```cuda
class HourglassNet {
 public:
  HourglassNet() = default;
  ~HourglassNet();
  int build(const StateDict* sd, int n_landmarks, int cin, int n_views, int h, int w,
            void* workspace, size_t workspace_bytes, bool dry);
  int forward(const unsigned char* img_u8, const float* img_f32, float* out_heatmaps, float* out_peaks,
              cudaStream_t stream);
  int run_op(NetOp& op, const unsigned char* img_u8, const float* img_f32, float* out_heatmaps, float* out_peaks,
             cudaStream_t stream);
  int run_step(size_t i, const unsigned char* img_u8, const float* img_f32, float* out_heatmaps, float* out_peaks,
               cudaStream_t stream);
  int forward_graph(const unsigned char* img_u8, const float* img_f32, float* out_heatmaps, float* out_peaks,
                    cudaStream_t stream);

  int set_selection_method(int method);
  int forward_keys(const unsigned char* img_u8, const float* img_f32, unsigned long long* out_keys, cudaStream_t stream);

  int profile_ops(const unsigned char* img_u8, const float* img_f32, float* out_peaks, int reps, float* ms_out,
                  double* roles_out, int trace_op, long long* trace_out, cudaStream_t stream);
// ... 21 lines not shown
    bool pinned = false;
  };
  int emit();
  void note_use(const void* p);
  void note_conv(const void* in, const ConvEpilogue& e);
  void assign_offsets();
  void probe(const char* name, const T& t);
  void* param_alloc(size_t bytes);
  unsigned char* params_ = nullptr;
  size_t param_off_ = 0, param_cap_ = 0;
  std::set<std::string> bn_seen_;
  cudaStream_t build_stream_ = nullptr;
  static constexpr size_t kMaxGraphs = 8;
  std::vector<Buf> bufs_;
  size_t fake_off_ = 0, ws_needed_ = 0, next_buf_ = 0;
  bool layout_pass_ = false, keep_probes_ = false, reuse_ = true, fuse_elt_ = false;
  int bn(const std::string& name, int c, const float** scale, const float** shift);
  int packed(const std::string& name, int cout, int cin, int k, int cout_pad, int cin_pad, const __nv_bfloat16** out);
  int bias(const std::string& name, int cout, int cout_pad, const float** out);
  int emit_conv(const char* tag, T in, int cin, const std::string& wname, int cout, int cout_pad, int n_tile, int k,
                ConvEpilogue e, bool with_bias);
  struct RbAux { int mode; const char* bn; T* out1; T* out2; };
  int rb(const std::string& p, T x, T a_in, T ar, int cin, int cout, const char* post_bn, T* post_act, T* y_out,
         T* pool_raw = nullptr, const T* up_low = nullptr, const RbAux* aux = nullptr);
  int hourglass(const std::string& p, T x, T a_x, T* out, const T* in_pooled = nullptr, const T* in_pooled_act = nullptr);
  int emit_pool(T in, T out_raw, const char* bn_name, T out_act);

  void push_op(const NetOp& op);
  int build_segments();
  bool flow_on_ = false;
  int flow_lo_ = 1, flow_hi_ = 32;
  int cur_seg_layers_ = 0;
  int flow_tiles_ = 64;
  int flow_interleave_ = 3;
  int cur_seg_ = -1, n_segs_ = 0;
  std::vector<int> op_seg_;
  std::vector<FlowSegment> segs_;
  struct SegInfo { int batch = 1, n_layers = 0, first_op = -1; };
  std::vector<SegInfo> seg_info_;
  float* zeros_ = nullptr;
  float* ones_ = nullptr;

  const StateDict* sd_ = nullptr;
  int sd_get(const std::string& name, long long numel, const float** out) const;
  bool dry_ = true;
  int V_ = 0, H_ = 0, W_ = 0, L_ = 0, Lp_ = 0, cin_ = 0;
  uint8_t* ws_ = nullptr;
// ... 17 lines not shown
```

Before: 64.23.

## Chain conv1 with the conv2 1x1 resample GEMM inside one UMMA kernel

Fuses the stem's 3x3 conv1 with the following 1x1 resample conv. The post-activated tile is staged in swizzled shared memory, a second UMMA against preloaded W2 writes into a separate TMEM region, and a second epilogue pass stores the 128-channel result. This drops the separate resample launch and the global round trip of the activated intermediate. In exchange it adds more barriers, halves the accumulator column stride, and leaves less shared memory for the operand rings.

```diff
diff --git a/mvlm_b200/csrc/conv_epilogue.cuh b/mvlm_b200/csrc/conv_epilogue.cuh
--- a/mvlm_b200/csrc/conv_epilogue.cuh
+++ b/mvlm_b200/csrc/conv_epilogue.cuh
@@ -25,7 +25,8 @@
               F_M64 = 1024 ,
               F_POST2 = 2048 ,
               F_POOLX = 4096 ,
-              F_STAT = 8192  };
+              F_STAT = 8192 ,
+              F_CHAIN = 16384  };
 constexpr int F_HEAD = F_F32 | F_ARGMAX;
 
 inline int feature_mask(const ConvEpilogue& e) {
@@ -153,7 +154,8 @@
                                               const ChannelParams& ep, const TileCoord& tc, const ImageSlots& is,
                                               uint64_t* t_full, const uint32_t parity, const uint32_t tmem_acc,
                                               float* stage, const int ew, const int lane_grp, const int lane,
-                                              ArgmaxState& am, const bool prof, long long& w0, EpiTrace& tr) {
+                                              ArgmaxState& am, const bool prof, long long& w0, EpiTrace& tr,
+                                              uint8_t* stg = nullptr) {
   constexpr bool WS = (F & F_M64) != 0;
   constexpr int kM = kMTile;
   constexpr int kChGrp = 32;
@@ -387,8 +389,12 @@
               if (F & (F_POOL | F_POOLX)) pool_cur[ip] = pack8(f);
               if (!(F & F_POOL) && valid) {
                 if (F & F_RAW) *reinterpret_cast<uint4*>(b_raw + static_cast<size_t>(row * rs_raw)) = (F & F_POOLX) ? pool_cur[ip] : pack8(f);
-                if (F & F_POST)
+                if constexpr ((F & F_CHAIN) != 0) {
+                  const int n = (kUnitRows * u_begin + row) * kTileW + pj;
+                  *reinterpret_cast<uint4*>(stg + n * 128 + (((c0 >> 3) ^ pj) << 4)) = affine_relu_pack8(f, post_s, post_t);
+                } else if (F & F_POST) {
                   *reinterpret_cast<uint4*>(b_post + static_cast<size_t>(row * rs_post)) = affine_relu_pack8(f, post_s, post_t);
+                }
                 if (F & F_POST2) {
                   float ax_s[8], ax_t[8], g[8] = {0.f, 0.f, 0.f, 0.f, 0.f, 0.f, 0.f, 0.f};
                   add8(pack8(f), g);
diff --git a/mvlm_b200/csrc/conv_umma.cu b/mvlm_b200/csrc/conv_umma.cu
--- a/mvlm_b200/csrc/conv_umma.cu
+++ b/mvlm_b200/csrc/conv_umma.cu
@@ -14,6 +14,9 @@
 constexpr int kMaxHSlots = 4;
 constexpr int kMaxWSlots = 12;
 constexpr int kPoolBytes = 198 * 1024;
+constexpr int kChainWBytes = kMTile * 128;
+constexpr int kChainStageBytes = kMaxTileH * kTileW * 128;
+constexpr int kChainBytes = kChainWBytes + 2 * kChainStageBytes;
 
 struct __align__(8) Barriers {
   uint64_t h_full[kMaxHSlots];
@@ -22,6 +25,9 @@
   uint64_t w_empty[kMaxWSlots];
   uint64_t t_full[2];
   uint64_t t_empty[2];
+  uint64_t s_full[2], s_empty[2];
+  uint64_t r_full, r_empty;
+  uint64_t w2_full;
   uint32_t tmem_base;
 };
 static_assert(sizeof(Barriers) <= 512, "barrier block");
@@ -34,6 +40,7 @@
   float pre_t[kMaxCout];
   float post_s[kMaxCout];
   float post_t[kMaxCout];
+  float zero[kMTile];
 };
 
 constexpr int kSmemBytes = kPoolBytes + kEpiWarps * kStageFloats * 4 + 512 + static_cast<int>(sizeof(EpiParams)) +
@@ -82,6 +89,11 @@
   Barriers* bar = reinterpret_cast<Barriers*>(reinterpret_cast<uint8_t*>(stage_all) + kEpiWarps * kStageFloats * 4);
   EpiParams* ep = reinterpret_cast<EpiParams*>(reinterpret_cast<uint8_t*>(bar) + 512);
 
+  constexpr bool CHAIN = (F & F_CHAIN) != 0;
+  uint8_t* const c_w2 = smem + kPoolBytes - kChainBytes;
+  uint8_t* const c_stg = c_w2 + kChainWBytes;
+  constexpr uint32_t kAccCols = CHAIN ? 128u : 256u;
+
   const int warp = threadIdx.x >> 5;
   const int lane = threadIdx.x & 31;
 
@@ -116,9 +128,11 @@
     ep->mid_t[i] = e.mid_scale ? e.mid_shift[i] : (e.aux_shift ? e.aux_shift[i] : 0.f);
     ep->pre_s[i] = e.out_pre ? e.pre_scale[i] : 0.f;
     ep->pre_t[i] = e.out_pre ? e.pre_shift[i] : 0.f;
-    ep->post_s[i] = e.out_post ? e.post_scale[i] : 0.f;
-    ep->post_t[i] = e.out_post ? e.post_shift[i] : 0.f;
-  }
+    ep->post_s[i] = (e.out_post || CHAIN) ? e.post_scale[i] : 0.f;
+    ep->post_t[i] = (e.out_post || CHAIN) ? e.post_shift[i] : 0.f;
+  }
+  if (CHAIN)
+    for (int i = threadIdx.x; i < kMTile; i += kThreads) ep->zero[i] = 0.f;
   if (warp == 0 && lane == 0) {
     ptx::tma_prefetch_desc(&p.tm_a);
     ptx::tma_prefetch_desc(&p.tm_b);
@@ -126,6 +140,16 @@
     if (F & F_RES1) ptx::tma_prefetch_desc(&p.tm_r1);
     if (F & F_RES2) ptx::tma_prefetch_desc(&p.tm_r2);
     if (F & F_UP) ptx::tma_prefetch_desc(&p.tm_up);
+    if (CHAIN) {
+      ptx::tma_prefetch_desc(&p.tm_w2);
+      for (int i = 0; i < 2; ++i) {
+        ptx::mbar_init(&bar->s_full[i], kEpiWarps);
+        ptx::mbar_init(&bar->s_empty[i], 1);
+      }
+      ptx::mbar_init(&bar->r_full, 1);
+      ptx::mbar_init(&bar->r_empty, kEpiWarps);
+      ptx::mbar_init(&bar->w2_full, 1);
+    }
     for (int i = 0; i < n_hslots; ++i) {
       ptx::mbar_init(&bar->h_full[i], 1);
       ptx::mbar_init(&bar->h_empty[i], 1);
@@ -190,6 +214,10 @@
     }
   } else if (warp == 10) {
     if (ptx::elect_one() && (p.debug_mode & 1) == 0) {
+      if (CHAIN) {
+        ptx::mbar_expect_tx(&bar->w2_full, kChainWBytes);
+        ptx::tma_load_2d(&p.tm_w2, &bar->w2_full, c_w2, 0, 0);
+      }
       int sw = 0;
       uint32_t pw = 0;
       for (int t = t_begin; t < t_end; t += t_step) {
@@ -242,11 +270,28 @@
       int acc = 0;
       uint32_t pacc = 0;
       bool w_wait = live;
-      for (int t = t_begin; t < t_end; t += t_step) {
+      const uint32_t idesc2 = ptx::umma_idesc_bf16(kMTile, p.tile_h * kTileW);
+      const uint32_t w2_lo = (ptx::smem_u32(c_w2) >> 4) | (1u << 16);
+      const uint32_t stg_lo0 = (ptx::smem_u32(c_stg) >> 4) | (1u << 16);
+      auto chain_gemm = [&](int j) __attribute__((always_inline)) {
+        const int sb = j & 1;
+        timed_wait(&bar->s_full[sb], static_cast<uint32_t>(j >> 1) & 1u, prof, w0);
+        timed_wait(&bar->r_empty, static_cast<uint32_t>(j & 1) ^ 1u, prof, w1);
+        if (j == 0 && live) timed_wait(&bar->w2_full, 0u, prof, w0);
+        ptx::tc_fence_after();
+        const uint32_t b_lo = stg_lo0 + static_cast<uint32_t>(sb) * (kChainStageBytes >> 4);
+#pragma unroll
+        for (int k = 0; k < 4; ++k)
+          ptx::umma_bf16(tmem_base + 256u, a_hi_full | (w2_lo + 2 * k), a_hi_full | (b_lo + 2 * k), idesc2, k > 0 ? 1u : 0u);
+        ptx::umma_commit(&bar->s_empty[sb]);
+        ptx::umma_commit(&bar->r_full);
+      };
+      int j_tile = 0;
+      for (int t = t_begin; t < t_end; t += t_step, ++j_tile) {
         timed_wait(&bar->t_empty[acc], pacc ^ 1, prof, w1);
         ptx::tc_fence_after();
         MVLM_TRACE(2);
-        const uint32_t d = tmem_base + static_cast<uint32_t>(acc * 256);
+        const uint32_t d = tmem_base + static_cast<uint32_t>(acc) * kAccCols;
         uint32_t accumulate = 0;
         for (int c = 0; c < n_chunks; ++c) {
           const bool is_tail = p.tail != 0 && c == last_chunk;
@@ -332,11 +377,13 @@
           if (++sh == n_hslots) { sh = 0; ph ^= 1; }
         }
         ptx::umma_commit(&bar->t_full[acc]);
+        if (CHAIN && j_tile > 0) chain_gemm(j_tile - 1);
         MVLM_TRACE(4);
         ++trace_i;
         if (w_stat) w_wait = false;
         if (++acc == 2) { acc = 0; pacc ^= 1; }
       }
+      if (CHAIN && j_tile > 0) chain_gemm(j_tile - 1);
       if (prof) { p.prof[blockIdx.x * 8 + 2] = w0; p.prof[blockIdx.x * 8 + 3] = w1; p.prof[blockIdx.x * 8 + 4] = clock64() - t_kernel0; }
     }
   } else {
@@ -347,22 +394,42 @@
     ArgmaxState am;
     EpiTrace tr;
     tr.trace = trace; tr.t0 = t_kernel0; tr.on = warp == 2 && lane == 0;
+    ConvShape s2 = s;
+    s2.cout_pad = kMTile;
+    ConvEpilogue e2;
+    e2.out_raw = p.out2; e2.raw_cs = kMTile;
+    const ChannelParams cp2 = {ep->zero, ep->zero, ep->zero, ep->zero, ep->zero, ep->zero, ep->zero};
+    EpiTrace tr2;
     TileIter it(p, t_begin, t_step);
-    for (int t = t_begin; t < t_end; t += t_step, it.next()) {
+    int j_tile = 0;
+    for (int t = t_begin; t < t_end; t += t_step, it.next(), ++j_tile) {
       const TileCoord tc = it.c;
       const ImageSlots is = {tc.img, tc.img, tc.img, tc.img, tc.img, tc.img, tc.img, tc.img};
+      const int sb = j_tile & 1;
       tr.trace_i = trace_i;
+      if (CHAIN) timed_wait(&bar->s_empty[sb], (static_cast<uint32_t>(j_tile >> 1) & 1u) ^ 1u, prof, w0);
       if (p.debug_mode & 2) {
         timed_wait(&bar->t_full[acc], pacc, prof, w0);
         ptx::tc_fence_after();
       } else {
         epilogue_tile<F, false>(s, e, p.tile_h, cp, tc, is, &bar->t_full[acc], pacc,
-                                tmem_base + static_cast<uint32_t>(acc * 256), stage, warp - 2, warp & 3, lane, am, prof, w0,
-                                tr);
+                                tmem_base + static_cast<uint32_t>(acc) * kAccCols, stage, warp - 2, warp & 3, lane, am, prof,
+                                w0, tr, c_stg + sb * kChainStageBytes);
       }
       ptx::tc_fence_before();
+      if (CHAIN) ptx::fence_proxy_async();
       __syncwarp();
-      if (lane == 0) ptx::mbar_arrive(&bar->t_empty[acc]);
+      if (lane == 0) {
+        ptx::mbar_arrive(&bar->t_empty[acc]);
+        if (CHAIN) ptx::mbar_arrive(&bar->s_full[sb]);
+      }
+      if (CHAIN) {
+        epilogue_tile<F_RAW, false>(s2, e2, p.tile_h, cp2, tc, is, &bar->r_full, static_cast<uint32_t>(j_tile & 1),
+                                    tmem_base + 256u, stage, warp - 2, warp & 3, lane, am, prof, w0, tr2);
+        ptx::tc_fence_before();
+        __syncwarp();
+        if (lane == 0) ptx::mbar_arrive(&bar->r_empty);
+      }
       if (warp == 2 && lane == 0) MVLM_TRACE(6);
       ++trace_i;
       if (++acc == 2) { acc = 0; pacc ^= 1; }
@@ -573,6 +640,38 @@
   return MVLM_OK;
 }
 
+int conv_plan_chain(const ConvShape& s, const ConvEpilogue& e, const __nv_bfloat16* w2, __nv_bfloat16* out2,
+                    ConvParams* out) {
+  MVLM_REQUIRE(w2 && out2 && (reinterpret_cast<uintptr_t>(w2) & 15) == 0, "conv_plan_chain: null or misaligned w2 / out2");
+  MVLM_REQUIRE(s.cout_pad == 64 && s.cin <= 64 && s.kh == 3 && s.kw == 3 && !e.out_post && e.post_scale && e.post_shift &&
+                   feature_mask(e) == (F_MID | F_PRE),
+               "conv_plan_chain: needs a 3x3 conv with cin <= 64, cout_pad 64 and a bias -> mid -> {pre, post} epilogue");
+  ConvParams p;
+  int rc = conv_plan(s, e, &p);
+  if (rc) return rc;
+  MVLM_REQUIRE(p.w_stationary, "conv_plan_chain: weights must be stationary");
+  const int row_b = p.tail ? p.tail * 2 : 128;
+  p.h_slot_bytes = ((kTileW + s.kw - 1) * (p.tile_h + s.kh - 1) * row_b + 1023) & ~1023;
+  const int w_ring = p.n_wslots * 64 * 128 * s.kh;
+  const int room = kPoolBytes - kChainBytes - w_ring;
+  p.n_hslots = std::min(kMaxHSlots, room / p.h_slot_bytes);
+  MVLM_REQUIRE(p.n_hslots >= 2, "conv_plan_chain: operand rings do not fit");
+  EncodeTiledFn enc = get_encode_fn();
+  cuuint64_t gdim[2] = {64, (cuuint64_t)kMTile};
+  cuuint64_t gstr[1] = {64 * 2};
+  cuuint32_t box[2] = {64, (cuuint32_t)kMTile};
+  cuuint32_t estr[2] = {1, 1};
+  if (enc(&p.tm_w2, CU_TENSOR_MAP_DATA_TYPE_BFLOAT16, 2, const_cast<__nv_bfloat16*>(w2), gdim, gstr, box, estr,
+          CU_TENSOR_MAP_INTERLEAVE_NONE, CU_TENSOR_MAP_SWIZZLE_128B, CU_TENSOR_MAP_L2_PROMOTION_L2_256B,
+          CU_TENSOR_MAP_FLOAT_OOB_FILL_NONE) != CUDA_SUCCESS) {
+    set_error("conv_plan_chain: cuTensorMapEncodeTiled(W2) failed");
+    return MVLM_E_CUDA;
+  }
+  p.out2 = out2;
+  *out = p;
+  return MVLM_OK;
+}
+
 void conv_set_profile_buffer(long long* dev_buf) { g_prof_buf = dev_buf; }
 void conv_set_debug_mode(int mode) { g_debug_mode = mode; }
 
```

:: Aim of the task ::
For the string "pacc", go through the entries above and copy each line where it occurs.

:: Solved problem ::
       uint32_t pacc = 0;
         timed_wait(&bar->t_empty[acc], pacc ^ 1, prof, w1);
         if (++acc == 2) { acc = 0; pacc ^= 1; }
         timed_wait(&bar->t_full[acc], pacc, prof, w0);
         epilogue_tile<F, false>(s, e, p.tile_h, cp, tc, is, &bar->t_full[acc], pacc,
       if (++acc == 2) { acc = 0; pacc ^= 1; }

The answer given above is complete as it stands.